Friday 31 August 2018

Avengers Earth's Mightiest Heroes S01E21 Review: The Hydra-AIM War

Avengers: Earth's Mightiest Heroes, Season 1, Episode 21: Hail Hydra


S1E21-1-Well, this is certainly an interesting episode! After the last episode being more of a filler and a respite to heavier episodes, this one goes straight into addressing two of the plotlines that have ran across the first season of Avengers: Earth's Mightiest Heroes. Black Widow's ping-ponging allegiance, as well as Hydra as an organization. And with the main plotlines that we seem to be building up to being either Kree/Skrull space war stuff or mystical Asgardian science, it's neat that we do get an episode to tie up all the loose ends regarding Hydra. The episode starts off with the reintroduction of the Black Widow -- an unpredictable many-enemy for our heroes, but one that the audience knows is probably on the side of the angels. And the Black Widow tells our heroes that, yes, she is a deep-cover double agent, and that she can't contact Nick Fury, the only person who knows about her mission. It's kind of convenient, of course, but at the same time she did save Hawkeye's life a couple of episodes ago.  

And the reason she's coming to the Avengers is that apparently Hydra and AIM are fighting over the Cosmic Cube -- a device that can apparently rewrite reality to be transformed as its wielder wishes? Just... just how did MODOK manage to do that, and why hasn't he used it to wipe Hydra before they can bother him? We'll just brush it aside, I suppose, because the Cosmic Cube's really just a plot device to be fought over, and we are treated to a fun bit where Hydra's giant skull-tentacle robots are fighting against AIM and their black hole cannons. The Avengers swoop in and join as a third faction, with some really fun action scenes here and there. MODOK is always fun, in any case.

The complicated situation ends up being even more complicated when SHIELD shows up, with Maria Hill being the far-more-unreasonable SHIELD director that replaces Nick Fury, basically trying to arrest the Avengers for no real reason other than to be antagonistic.
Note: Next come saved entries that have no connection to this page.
struct tile_pos {
    uint32_t tt;
    uint32_t q0, q1;
    bool row1;
};
__device__ __forceinline__ tile_pos tile_locate(uint32_t tt, uint32_t W, uint32_t H, uint32_t WQ, uint32_t magic)
{
    tile_pos t;
    uint32_t cg;
    (void)udiv_magic(tt, WQ, magic, cg);
    t.tt = tt;
    t.q0 = 2u * tt - cg;
    t.row1 = tt < WQ * (H >> 1);
    t.q1 = t.row1 ? t.q0 + WQ : t.q0;
    return t;
// ... 283 lines not shown
template <int PIPE>
__device__ __forceinline__ float pq_sample(const pix_params &pp, int c, float raw, const pq_recA *sA, const pq_recB *sB, bool &any_slow,
                                           const void *const *s_ext )
{
    if (PIPE == H2Y_PIPE_NONE) return raw;
    const float x = norm1<PIPE>(pp, c, raw);
    bool slow;
    float v = pq_fast(x, sA, sB, &slow);
    if (__builtin_expect(__builtin_amdgcn_ballot_w64(slow) != 0, 0)) {
        v = pq_ext_inline(x, v, slow, *s_ext);
        if (slow) v = pq_slow(x, *s_ext);
    }
    any_slow |= slow;
    return pix_scale(v, c == 0 ? pp.mulY : pp.mulC, c == 0 ? pp.addY : pp.addC);
}
__device__ __forceinline__ float pq_sample_rec(const pix_params &pp, int c, float x, const pq_rec &rec, bool &any_slow, const void *const *s_ext)
{
    bool sl;
    float v = pq_eval(x, rec, &sl);
    const bool zero = f2bits(x) == 0u;
    const bool slow = sl & !zero;
    bool slow2 = slow;
    v = zero ? bits2f(H2Y_PQ_AT_ZERO_BITS) : v;
    if (__builtin_expect(__builtin_amdgcn_ballot_w64(slow) != 0, 0)) {
        v = pq_ext_inline(x, v, slow2, *s_ext);
        if (slow2) v = pq_slow(x, *s_ext);
    }
    any_slow |= slow2;
    return pix_scale(v, c == 0 ? pp.mulY : pp.mulC, c == 0 ? pp.addY : pp.addC);
}
struct tfn_consts {
    uint32_t lo_base, hi_base;
    uint32_t lo_shift, hi_shift;
    uint32_t nseg_lo;
    uint32_t zero_bits, one_bits, lo_bits;
    uint32_t rho_h;
    __device__ __forceinline__ void set(int fn)
    {
        const tfn_cut c = tfn_cut_of(fn);
        lo_base = (uint32_t)(127 + c.emin) << 23;
// ... 42 lines not shown
    for (int c = 0; c < 3; c++) {
        const double v = tfn_poly(bits[c], 23 - (int)low_bits[c], ra[c], rb[c]);
        const bool zero = bits[c] == 0u, one = k.one_bits != 0u && bits[c] == 0x3F800000u;
        bool slow = pq_ambiguous(v) & !(zero | one);
        float r = zero ? bits2f(k.zero_bits) : one ? bits2f(k.one_bits) : (float)v;
        if (__builtin_expect(__builtin_amdgcn_ballot_w64(slow) != 0, 0)) {
            r = pq_ext_inline(x[c], r, slow, ext, k.lo_bits);
            if (slow) r = SRC ? tf_to_linear_careful(pp.src_tf, x0[c]) : tf_from_linear_careful(pp.dst_tf, x0[c]);
        }
        x[c] = r;
    }
}
template <int IN_KIND, int OUT_KIND, int MODE, int PIPE>
__global__ __launch_bounds__(H2Y_LOOP_THREADS) void k_fused2(fused_args a)
{
    __shared__ pq_recA s_tab[PIPE == H2Y_PIPE_NONE ? 1 : (PIPE == H2Y_PIPE_TFN ? 4 : 2) * H2Y_PQ_NREC];
    const pq_recA *sA = s_tab;
    const pq_recB *sB = reinterpret_cast<const pq_recB *>(s_tab + (PIPE == H2Y_PIPE_NONE ? 0 : H2Y_PQ_NREC));
    __shared__ uint32_t s_claim[H2Y_CLAIM_FRAMES], s_scratch[WAVE];
    __shared__ const void *s_ext;
    if (PIPE == H2Y_PIPE_TFN) {
        if (a.table_src) stage_table<H2Y_LOOP_THREADS>(a.table_src, s_tab);
        if (a.table_dst) stage_table<H2Y_LOOP_THREADS>(a.table_dst, s_tab + (PIPE == H2Y_PIPE_TFN ? 2 * H2Y_PQ_NREC : 0));
    } else if (PIPE != H2Y_PIPE_NONE) stage_table<H2Y_LOOP_THREADS>(a.table, s_tab);
    if (threadIdx.x < H2Y_CLAIM_FRAMES) s_claim[threadIdx.x] = 0u;
    if (threadIdx.x == 0) s_ext = a.pp.pq_ext;
    const pix_params pp = with_assumed(a.pp, a.assumed);
    tfn_consts k_src, k_dst;
    if (PIPE == H2Y_PIPE_TFN) {
        k_src.set(pp.src_fn > 0 ? pp.src_fn : H2Y_TFN_PQ_R);
        k_dst.set(pp.dst_fn > 0 ? pp.dst_fn : H2Y_TFN_PQ_R);
    }
    __syncthreads();

    block_clock_start(a);
    const uint32_t W = a.width, H = a.height;
    const uint32_t lane = threadIdx.x & (WAVE - 1);
    tile_in v;
    tile_pos t_cur;
// ... 51 lines not shown
#pragma unroll
                for (int col = 0; col < 4; col++) {
                    bool odd = false;
                    float g, b, r;
                    if (PIPE == H2Y_PIPE_NONE) { g = gv[col]; b = bv[col]; r = rv[col]; }
                    else if (PIPE == H2Y_PIPE_TFN) {
                        float x[3] = {norm1<H2Y_PIPE_RUNTIME>(pp, 0, gv[col]), norm1<H2Y_PIPE_RUNTIME>(pp, 1, bv[col]), norm1<H2Y_PIPE_RUNTIME>(pp, 2, rv[col])};
                        if (pp.src_fn > 0) tfn_stage3<true>(pp, k_src, s_tab, pp.tf_ext[0], x);
                        if (pp.dst_fn > 0) tfn_stage3<false>(pp, k_dst, s_tab + 2 * H2Y_PQ_NREC, pp.tf_ext[1], x);
                        odd = !(x[0] == x[0]) | !(x[1] == x[1]) | !(x[2] == x[2]);
                        g = pix_scale(x[0], pp.mulY, pp.addY);
                        b = pix_scale(x[1], pp.mulC, pp.addC);
                        r = pix_scale(x[2], pp.mulC, pp.addC);
                    } else {
                        const float xg = norm1<PIPE>(pp, 0, gv[col]), xb = norm1<PIPE>(pp, 1, bv[col]), xr = norm1<PIPE>(pp, 2, rv[col]);
                        const pq_rec cg = pq_fetch(xg, sA, sB), cb = pq_fetch(xb, sA, sB), cr = pq_fetch(xr, sA, sB);
                        __builtin_amdgcn_sched_barrier(0);
                        g = pq_sample_rec(pp, 0, xg, cg, odd, &s_ext);
                        b = pq_sample_rec(pp, 1, xb, cb, odd, &s_ext);
                        r = pq_sample_rec(pp, 2, xr, cr, odd, &s_ext);
                    }
                    bool um;
                    pix_matrix<MODE, false>(pp, g, b, r, Y[col], Cb[col], Cr[col], &um);
                    if (__builtin_expect(um | odd, 0)) pix_matrix<MODE, true>(pp, g, b, r, Y[col], Cb[col], Cr[col], &um);
                }
                row_pack<OUT_KIND, IN_KIND != H2Y_IN_U16>(pp, row, Y, Cb, Cr, o, sb, sr);
                if (row == 0) {
                    const uint32_t tt2 = ticket_resolve<H2Y_LOOP_THREADS>(n1v, deal, deal_n, s_claim, s_scratch, fo, fw.has_next(), tick, &kind, &tick2);
                    have = kind != 0;
#pragma unroll
                    for (int c = 0; c < 3; c++) src[c] = kind == 2 ? io_next.in[c] : io.in[c];
                    t2 = tile_locate(umin32(tt2 + lane, a.tiles_per_frame - 1u), W, H, a.wq, a.wq_magic);
                    IN::load4q(src[0], t2.q0, v.g0);
                    IN::load4q(src[1], t2.q0, v.b0);
                    IN::load4q(src[2], t2.q0, v.r0);
// ... 1023 lines not shown
}
const char *h2y_fused_name(const fused_variant &v)
{
    if (v.narrow) return "k_fused_narrow";
    if (v.pipe == 3) return "k_fused_lut16";
    if (v.pipe == 4 || v.pipe == 5) return "k_fused_t1";
    if (v.pipe == H2Y_PIPE_TFN) return "k_fused2";
    const bool loop_mode = v.mode == H2Y_MODE_YCBCR || v.mode == H2Y_MODE_YDZDX || (v.mode == H2Y_MODE_YUVP2 && v.out_kind == H2Y_OUT_444);
    return ((v.pipe == 1 || v.pipe == 2 || v.pipe == H2Y_PIPE_NONE) && v.even_h && loop_mode) ? "k_fused2" : "k_fused";
}
bool h2y_fused_grouped(const fused_variant &v)
{
    const char *n = h2y_fused_name(v);
    return !strcmp(n, "k_fused2") || !strcmp(n, "k_fused_t1") || !strcmp(n, "k_fused_lut16");
}
int h2y_fused_threads(const fused_variant &v)
{
    if (v.pipe == 4 || v.pipe == 5) return H2Y_T1_THREADS;
    return h2y_fused_grouped(v) ? H2Y_LOOP_THREADS : H2Y_FUSED_THREADS;
}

As Iron Man points out -- it's pretty goddamn stupid of her to do so right in the middle of the Avengers trying to stop two terrorist organizations shooting weapons of mass destruction at each other. The concept of Maria Hill being far more no-nonsense and not having time for superheroes is definitely great, but the execution turns her into feeling needlessly antagonistic and also pretty stupid, and I'm not the biggest fan of her portrayal in this episode -- especially after multiple times of Iron Man trying to offer friendship and SHIELD clearly being insanely outgunned. I mean, yeah, we're getting some obvious "registration" stuff which may be building to a more comics-faithful Civil War storyline, but the way it's handled here is actually pretty clumsy. 

Image result for baron strucker comic coverAnd, of course, Hawkeye ends up doing a pretty damn cool trick-shot, shooting Ant-Man on an arrow from halfway across the city so he can reach the location of the Cosmic Cube, resulting in a pretty badass moment where Ant-Man socks Baron Strucker as he's reaching out for the Cube. We get a pretty cool battle between Captain America and Baron Strucker, and just like the battle between Captain and Zemo, the weight of history can be felt between these two. Black Widow gets a brief moment of "I quit" defiance against Strucker, but it's mostly the Captain America show, and the two of them end up touching the Cube at the same time, seemingly nothing happens.

With SHIELD towing away MODOK, Strucker and all of Hydra and AIM, we get one last parting shot between Maria Hill and Stark, which, again... not very well-delivered and making Maria Hill come off as a gigantic moron considering how very close SHIELD actually came to fucking everything up. We get a neat bit of farewell between Hawkeye and Black Widow. The two of them have put their little spat behind them once everything's cleared out, but now Black Widow isn't trusted by SHIELD with Fury missing, leading to a bittersweet farewell as Black Widow goes on the run. It's a great ending for the Black Widow/Hawkeye story, if nothing else. 

Oh, and apparently the whole point of introducing such an insane gamebreaking plot device like the Cosmic Cube? It's just so that Captain America can touch it, seemingly wish that nothing has changed, but apparently it reached out to 1945 and rewrote history that Bucky survived the goddamn crash. I feel that there is a far, far better way to incorporate either a reality-warping plot device or Bucky's survival, but eh. It doesn't really bother me all that much, and other than the two quibbles about Maria Hill and the Cosmic Cube, it's a pretty damn fine episode, really.